Prompt
Run through the data and copy out every line that mentions the word "kind".

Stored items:
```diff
+              cp_async16(ring + (row + 4 * V + k) * 32 + lane, scratch + ((size_t)(j - 1) * V + k) * threads + tid_of(w));
+          }
+        }
+        cp_async_arrive(&full2[w][s]);
+        mbar_arrive(&full2[w][s]);
+      }
+    }
+    asm volatile("cp.async.wait_all;" ::: "memory");
+    return;
+  }
+
+  const size_t tid = ((size_t)blockIdx.x * NC + warp) * 32 + lane;
+  const uint32_t n = count_of(tid - lane), cnt = count_of(tid);
+  if (n == 0) return;
+  const uint4* ring = ring_base + (size_t)warp * RG::ROWS * 32;
+  T run = T::one();
+#pragma unroll 1
+  for (uint32_t j = 0; j < n; j++) {
+    const int s = (int)(j % S1);
+    mbar_wait(&full1[warp][s], (j / S1) & 1u);
+    const uint32_t a = s_task[warp][s][0][lane], b = s_task[warp][s][1][lane];
+    const T x1 = ring_load<T>(ring, s * 2 * V, lane), x2 = ring_load<T>(ring, s * 2 * V + V, lane);
+    mbar_arrive(&empty1[warp][s]);
+    if (j >= cnt) continue;
+    const bool single = b == AFF_NONE;
+    T den = x2 - x1;
+    bool contributes = !single;
+    if (!single && (den.is_zero() || x1.is_zero() || x2.is_zero())) {
+      bool z1, z2;
+      const T y1 = load_y<T, FIRST>(src, a, z1), y2 = load_y<T, FIRST>(src, b, z2);
+      const int kind = classify_pair(false, x1, y1, z1 && x1.is_zero(), x2, y2, z2 && x2.is_zero(), den);
+      contributes = kind >= PAIR_ADD;
+    }
+    if (contributes) run = run.mul_u(den);
+    scratch_store(scratch, threads, tid, j, run);
+  }
+  mbar_arrive(&drained[warp]);
+  T inv = fe_inverse(run);
+#pragma unroll 1
+  for (uint32_t jj = 0; jj < n; jj++) {
+    const uint32_t j = n - 1 - jj;
+    const int s = (int)(jj % S2);
+    mbar_wait(&full2[warp][s], (jj / S2) & 1u);
+    const int row = s * 5 * V;
+    const uint32_t a = s_task[warp][s][0][lane], b = s_task[warp][s][1][lane], p = s_task[warp][s][2][lane];
+    const bool single = b == AFF_NONE;
+    Aff<T> P1, P2;
+    P1.x = ring_load<T>(ring, row, lane);
+    P1.y = ring_load<T>(ring, row + V, lane);
+    P2.x = single ? T::zero() : ring_load<T>(ring, row + 2 * V, lane);
+    P2.y = single ? T::zero() : ring_load<T>(ring, row + 3 * V, lane);
+    const T pre = ring_load<T>(ring, row + 4 * V, lane);
+    mbar_arrive(&empty2[warp][s]);
+    if (j >= cnt) continue;
+    const bool z1 = P1.y.is_zero(), z2 = P2.y.is_zero();
+    if constexpr (FIRST) {
+      P1.y.cneg((a >> 31) != 0);
+      if (!single) P2.y.cneg((b >> 31) != 0);
+    }
+    T den;
+    const int kind = classify_pair(single, P1.x, P1.y, z1 && P1.x.is_zero(), P2.x, P2.y, z2 && P2.x.is_zero(), den);
+    Aff<T> R;
+    if (kind < PAIR_ADD) {
+      if (kind == PAIR_COPY1) R = P1;
+      else if (kind == PAIR_COPY2) R = P2;
+      else { R.x = T::zero(); R.y = T::zero(); }
+    } else {
+      T inv_den = inv;
+      if (j > 0) inv_den = inv.mul_u(pre);
+      inv = inv.mul_u(den);
+      T num;
+      if (kind == PAIR_ADD) num = P2.y - P1.y;
+      else { const T xx = P1.x.sqr(); num = xx.dbl() + xx; }
+      const T lam = num.mul_u(inv_den);
+      R.x = lam.sqr_u() - P1.x - P2.x;
+      R.y = lam.mul_u(P1.x - R.x) - P1.y;
+    }
+    store_affine(dst, p, R);
+  }
+}
+
+template <class T>
+constexpr int affine_pairs_slot_threads() { return AffRing<T>::USED ? 32 * AFF_WS_CONSUMERS : B200_AFF_THREADS; }
+
+template <class T>
+cudaError_t affine_pairs_blocks_per_sm(int* bps) {
+  int b1 = 0, b2 = 0;
+  cudaError_t e;
+  if constexpr (AffRing<T>::USED) {
+    constexpr int bytes = (int)AffRing<T>::BYTES;
+    if ((e = cudaFuncSetAttribute(k_affine_pairs_ws<T, true>, cudaFuncAttributeMaxDynamicSharedMemorySize, bytes)) != cudaSuccess) return e;
+    if ((e = cudaFuncSetAttribute(k_affine_pairs_ws<T, false>, cudaFuncAttributeMaxDynamicSharedMemorySize, bytes)) != cudaSuccess) return e;
+    if ((e = cudaOccupancyMaxActiveBlocksPerMultiprocessor(&b1, k_affine_pairs_ws<T, true>, AFF_WS_THREADS, bytes)) != cudaSuccess) return e;
+    if ((e = cudaOccupancyMaxActiveBlocksPerMultiprocessor(&b2, k_affine_pairs_ws<T, false>, AFF_WS_THREADS, bytes)) != cudaSuccess) return e;
+  } else {
+    if ((e = cudaOccupancyMaxActiveBlocksPerMultiprocessor(&b1, k_affine_pairs<T, true>, B200_AFF_THREADS, 0)) != cudaSuccess) return e;
+    if ((e = cudaOccupancyMaxActiveBlocksPerMultiprocessor(&b2, k_affine_pairs<T, false>, B200_AFF_THREADS, 0)) != cudaSuccess) return e;
+  }
+  *bps = b2 < b1 ? b2 : b1;
+  return cudaSuccess;
+}
+
+template <class T, bool FIRST>
+void launch_affine_pairs(unsigned grid, cudaStream_t s, const void* plan, const uint32_t* total_ptr, const uint32_t* src, uint32_t* dst, uint4* scratch,
+                         const uint32_t* perm = nullptr, const uint32_t* range = nullptr) {
+  if constexpr (AffRing<T>::USED)
+    k_affine_pairs_ws<T, FIRST><<<grid, AFF_WS_THREADS, AffRing<T>::BYTES, s>>>(plan, total_ptr, src, dst, scratch, perm, range);
+  else
+    k_affine_pairs<T, FIRST><<<grid, B200_AFF_THREADS, 0, s>>>(plan, total_ptr, src, dst, scratch, perm, range);
+}
+
+}
diff --git a/constantine_b200/csrc/msm_engine.cuh b/constantine_b200/csrc/msm_engine.cuh
--- a/constantine_b200/csrc/msm_engine.cuh
+++ b/constantine_b200/csrc/msm_engine.cuh
@@ -523,15 +523,12 @@
       static thread_local int bps_cache[MAX_DEVICES] = {};
       int bps = bps_cache[E.device];
       if (bps == 0) {
-        B200_CUDA_CHECK(cudaOccupancyMaxActiveBlocksPerMultiprocessor(&bps, k_affine_pairs<T, true>, B200_AFF_THREADS, 0));
-        int bps2 = 0;
-        B200_CUDA_CHECK(cudaOccupancyMaxActiveBlocksPerMultiprocessor(&bps2, k_affine_pairs<T, false>, B200_AFF_THREADS, 0));
-        if (bps2 < bps) bps = bps2;
+        B200_CUDA_CHECK(affine_pairs_blocks_per_sm<T>(&bps));
         if (bps < 1) bps = 1;
         bps_cache[E.device] = bps;
       }
       const unsigned aff_grid = (unsigned)(E.sm_count * bps);
-      const size_t aff_threads = (size_t)aff_grid * B200_AFF_THREADS;
+      const size_t aff_threads = (size_t)aff_grid * affine_pairs_slot_threads<T>();
       const size_t per_thread = (level_cap(1) + aff_threads - 1) / aff_threads;
       E.aff_scratch.ensure(per_thread * aff_threads * (size_t)T::WORDS * 4);
       uint32_t* head = (uint32_t*)E.aff_head.ptr;
@@ -568,14 +565,14 @@
                                                           (const uint32_t*)E.part_counts.ptr, (uint32_t*)E.part_perm.ptr);
           for (int q = 0; q < PC; q++) {
             piece_ready(q);
-            k_affine_pairs<T, true><<<aff_grid, B200_AFF_THREADS, 0, s>>>(E.aff_plan[0].ptr, total_ptr, (const uint32_t*)pts, dst, (uint4*)E.aff_scratch.ptr,
-                                                                          (const uint32_t*)E.part_perm.ptr, (const uint32_t*)E.part_starts.ptr + q);
+            launch_affine_pairs<T, true>(aff_grid, s, E.aff_plan[0].ptr, total_ptr, (const uint32_t*)pts, dst, (uint4*)E.aff_scratch.ptr,
+                                         (const uint32_t*)E.part_perm.ptr, (const uint32_t*)E.part_starts.ptr + q);
           }
           launches += 3 + PC - 1;
         } else if (r == 0)
-          k_affine_pairs<T, true><<<aff_grid, B200_AFF_THREADS, 0, s>>>(E.aff_plan[0].ptr, total_ptr, (const uint32_t*)pts, dst, (uint4*)E.aff_scratch.ptr);
+          launch_affine_pairs<T, true>(aff_grid, s, E.aff_plan[0].ptr, total_ptr, (const uint32_t*)pts, dst, (uint4*)E.aff_scratch.ptr);
         else
-          k_affine_pairs<T, false><<<aff_grid, B200_AFF_THREADS, 0, s>>>(E.aff_plan[r].ptr, total_ptr, (const uint32_t*)E.aff_work[r & 1].ptr, dst, (uint4*)E.aff_scratch.ptr);
+          launch_affine_pairs<T, false>(aff_grid, s, E.aff_plan[r].ptr, total_ptr, (const uint32_t*)E.aff_work[r & 1].ptr, dst, (uint4*)E.aff_scratch.ptr);
       }
       keys = (const uint32_t*)E.keys_s.ptr;
       vals = (const uint32_t*)E.vals_s.ptr;
```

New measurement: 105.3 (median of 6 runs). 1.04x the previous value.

Exercise result
+      const int kind = classify_pair(false, x1, y1, z1 && x1.is_zero(), x2, y2, z2 && x2.is_zero(), den);
+      contributes = kind >= PAIR_ADD;
+    const int kind = classify_pair(single, P1.x, P1.y, z1 && P1.x.is_zero(), P2.x, P2.y, z2 && P2.x.is_zero(), den);
+    if (kind < PAIR_ADD) {
+      if (kind == PAIR_COPY1) R = P1;
+      else if (kind == PAIR_COPY2) R = P2;
+      if (kind == PAIR_ADD) num = P2.y - P1.y;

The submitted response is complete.